template <int KS>
__global__ void __launch_bounds__(256)
    conv_fwd_f32_wide_kernel(const float* __restrict__ in, int CI, const float* __restrict__ wp, const float* __restrict__ in_scale,
                             const float* __restrict__ in_shift, int in_relu, float* __restrict__ out, int out_cs,
                             float* __restrict__ stat_partial, int H, int W) {
    constexpr int CC = 32;
    constexpr int TH = 4;
    constexpr int HALO = KS / 2;
    constexpr int LH = TH + 2 * HALO, LW = TW + 2 * HALO;
    constexpr int CIS = CC + 4;
    constexpr int NTAPS = KS * KS;
    constexpr int NQ = CC / 8;
    extern __shared__ __attribute__((aligned(16))) float lds[];

    const int NC = CI / CC, NQT = CI / 8;
    const int tiles_y = (H + TH - 1) / TH;
    const int b = blockIdx.y / tiles_y, ty = blockIdx.y - b * tiles_y;
    const int y0 = ty * TH, x0 = blockIdx.x * TW;
    const int mb = blockIdx.z;
    const int lane = threadIdx.x & 63, wv = threadIdx.x >> 6;
    const int r = lane & 31, h = lane >> 5;

    f32x16 acc[2];
#pragma unroll
    for (int ct = 0; ct < 2; ++ct)
#pragma unroll
        for (int i = 0; i < 16; ++i) acc[ct][i] = 0.f;

    const float* wbase = wp + (int64_t)mb * NTAPS * CI * 64 + (h * 64 + r) * 4;
    TileRegs<CC, LH, LW> tr;
    tile_load<CC, LH, LW, HALO>(tr, in, b, y0, x0, H, W, CI);
#pragma unroll 1
    for (int c = 0; c < NC; ++c) {
        __syncthreads();
        tile_store<CC, LH, LW, HALO>(tr, in_scale ? in_scale + c * CC : nullptr, in_shift ? in_shift + c * CC : nullptr, in_relu, lds, b,
                                     y0, x0, H, W, CI);
        __syncthreads();
        if (c + 1 < NC) tile_load<CC, LH, LW, HALO>(tr, in + (c + 1) * CC, b, y0, x0, H, W, CI);
        f32x4 a0 = *reinterpret_cast<const f32x4*>(wbase + (int64_t)(4 * c) * 512);
        f32x4 a1 = *reinterpret_cast<const f32x4*>(wbase + (int64_t)(4 * c) * 512 + 128);
#pragma unroll 1
        for (int tap = 0; tap < NTAPS; ++tap) {
            const int ky = tap / KS, kx = tap - ky * KS;
            const float* lt = lds + ((wv + ky) * LW + (r + kx)) * CIS + 4 * h;
#pragma unroll
            for (int q = 0; q < NQ; ++q) {
                const int tn = q + 1 < NQ ? tap : (tap + 1 < NTAPS ? tap + 1 : tap);
                const int qn = q + 1 < NQ ? q + 1 : 0;
                const int64_t jn = (int64_t)tn * NQT + 4 * c + qn;
                const f32x4 n0 = *reinterpret_cast<const f32x4*>(wbase + jn * 512);
                const f32x4 n1 = *reinterpret_cast<const f32x4*>(wbase + jn * 512 + 128);
                const f32x4 bb = *reinterpret_cast<const f32x4*>(lt + 8 * q);
#pragma unroll
                for (int s = 0; s < 4; ++s) {
                    acc[0] = __builtin_amdgcn_mfma_f32_32x32x2f32(a0[s], bb[s], acc[0], 0, 0, 0);
                    acc[1] = __builtin_amdgcn_mfma_f32_32x32x2f32(a1[s], bb[s], acc[1], 0, 0, 0);
                }
                a0 = n0;
                a1 = n1;
            }
        }
    }

    const int gx = x0 + r;
    const int gy = y0 + wv;
    const bool valid = (gy < H) && (gx < W);
    __syncthreads();
    float* tw = lds + wv * (64 * 33);
    float* orow = out + (((int64_t)b * H + gy) * W + gx) * out_cs + mb * 64 + 4 * h;
#pragma unroll
    for (int ct = 0; ct < 2; ++ct) {
#pragma unroll
        for (int g = 0; g < 4; ++g) {
            const f32x4 v = {acc[ct][4 * g], acc[ct][4 * g + 1], acc[ct][4 * g + 2], acc[ct][4 * g + 3]};
            if (valid) *reinterpret_cast<f32x4*>(orow + ct * 32 + 8 * g) = v;
            if (stat_partial) {
#pragma unroll
                for (int j = 0; j < 4; ++j) tw[(ct * 32 + 8 * g + 4 * h + j) * 33 + r] = valid ? v[j] : 0.f;
            }
        }
    }
// ... 30 lines not shown
    if (smem < stat_smem) smem = stat_smem;
    auto kern = conv_fwd_f32_wide_kernel<3>;
    P4C_TRY(ensure_dyn_smem((const void*)kern, (int)smem));
    const int tiles_x = (W + TW - 1) / TW, tiles_y = (H + 3) / 4;
    hipLaunchKernelGGL(kern, dim3(tiles_x, tiles_y * B, m_blocks), dim3(256), smem, stream, in, CI, wp, in_scale, in_shift, in_relu, out,
                       out_cs, stat_partial, H, W);
    P4C_CHECK_LAUNCH("conv_fwd_f32_wide");
    return P4C_OK;
}

template <int CI, int KS, int TH>
static int launch_conv_fwd(const float* in, const float* wp, const float* in_scale, const float* in_shift, int in_relu,
                           const float* bias, float* out, int out_cs, float* stat_partial, int B, int H, int W,
                           int m_blocks, hipStream_t stream) {
    constexpr int HALO = KS / 2;
    constexpr int LH = TH + 2 * HALO, LW = TW + 2 * HALO;
    size_t smem = (size_t)LH * LW * (CI + 4) * sizeof(float);
    const size_t stat_smem = (4 * 64 * 33 + 4 * 2 * 64) * sizeof(float);
    if (smem < stat_smem) smem = stat_smem;
    auto kern = conv_fwd_f32_kernel<CI, KS, TH>;
    P4C_TRY(ensure_dyn_smem((const void*)kern, (int)smem));
    const int tiles_x = (W + TW - 1) / TW, tiles_y = (H + TH - 1) / TH;
    const int tag = (CI == 64 && KS == 3 && m_blocks == 1) ? P4C_PROF_CONV3X3_C64 : 0;
    if (tag) prof_begin(tag, (int64_t)B * H * W, stream);
    hipLaunchKernelGGL(kern, dim3(tiles_x, tiles_y * B, m_blocks), dim3(256), smem, stream, in, wp, in_scale, in_shift,
                       in_relu, bias, out, out_cs, stat_partial, H, W);
    if (tag) prof_end(tag, stream);
    P4C_CHECK_LAUNCH("conv_fwd_f32");
    return P4C_OK;
}

template <int CI, int KS>
static int launch_conv_wgrad(const float* in, const float* in_scale, const float* in_shift, int in_relu,
                             const float* dout, float* partial, int G, int B, int H, int W, int in_cs, int ci_off,
                             int part_cip, hipStream_t stream) {
    constexpr int HALO = KS / 2;
    constexpr int LH = 4 + 2 * HALO, LW = TW + 2 * HALO;
    const size_t smem = ((size_t)LH * LW * (CI + 4) + (size_t)4 * TW * 68) * sizeof(float);
    auto kern = conv_wgrad_f32_kernel<CI, KS>;
    P4C_TRY(ensure_dyn_smem((const void*)kern, (int)smem));
    const int tag = (CI == 64 && KS == 3 && in_cs == 64) ? P4C_PROF_WGRAD3X3_C64 : 0;
    if (tag) prof_begin(tag, (int64_t)B * H * W, stream);
    hipLaunchKernelGGL(kern, dim3(G), dim3(256), smem, stream, in, in_scale, in_shift, in_relu, dout, partial, B, H, W,
                       in_cs, ci_off, part_cip);
    if (tag) prof_end(tag, stream);
    P4C_CHECK_LAUNCH("conv_wgrad_f32");
    return P4C_OK;
}

int conv_fwd_f32(const float* in, int CI, const float* wp, int ks, const float* in_scale, const float* in_shift,
                 int in_relu, const float* bias, float* out, int out_cs, float* stat_partial, int B, int H, int W,
                 int m_blocks, hipStream_t stream) {
    if (CI > 96 && ks == 3 && !bias)
        return launch_conv_fwd_f32_wide(in, CI, wp, in_scale, in_shift, in_relu, out, out_cs, stat_partial, B, H, W, m_blocks, stream);
#define P4C_CASE(ci, k)                                                                                              \
    if (CI == ci && ks == k)                                                                                         \
        return launch_conv_fwd<ci, k, 4>(in, wp, in_scale, in_shift, in_relu, bias, out, out_cs, stat_partial, B, H, \
                                         W, m_blocks, stream);
    P4C_CASE(32, 3) P4C_CASE(64, 3) P4C_CASE(96, 3) P4C_CASE(32, 1) P4C_CASE(64, 1) P4C_CASE(96, 1)
#undef P4C_CASE
    return fail(P4C_ERR_UNSUPPORTED, "conv_fwd_f32: unsupported (CI=%d, ks=%d): CI must be 32/64/96, ks 1/3", CI, ks);
}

## Problem
Out of the material above, select every line that holds the string "auto".

## Result of the exercise
    auto kern = conv_fwd_f32_wide_kernel<3>;
    auto kern = conv_fwd_f32_kernel<CI, KS, TH>;
    auto kern = conv_wgrad_f32_kernel<CI, KS>;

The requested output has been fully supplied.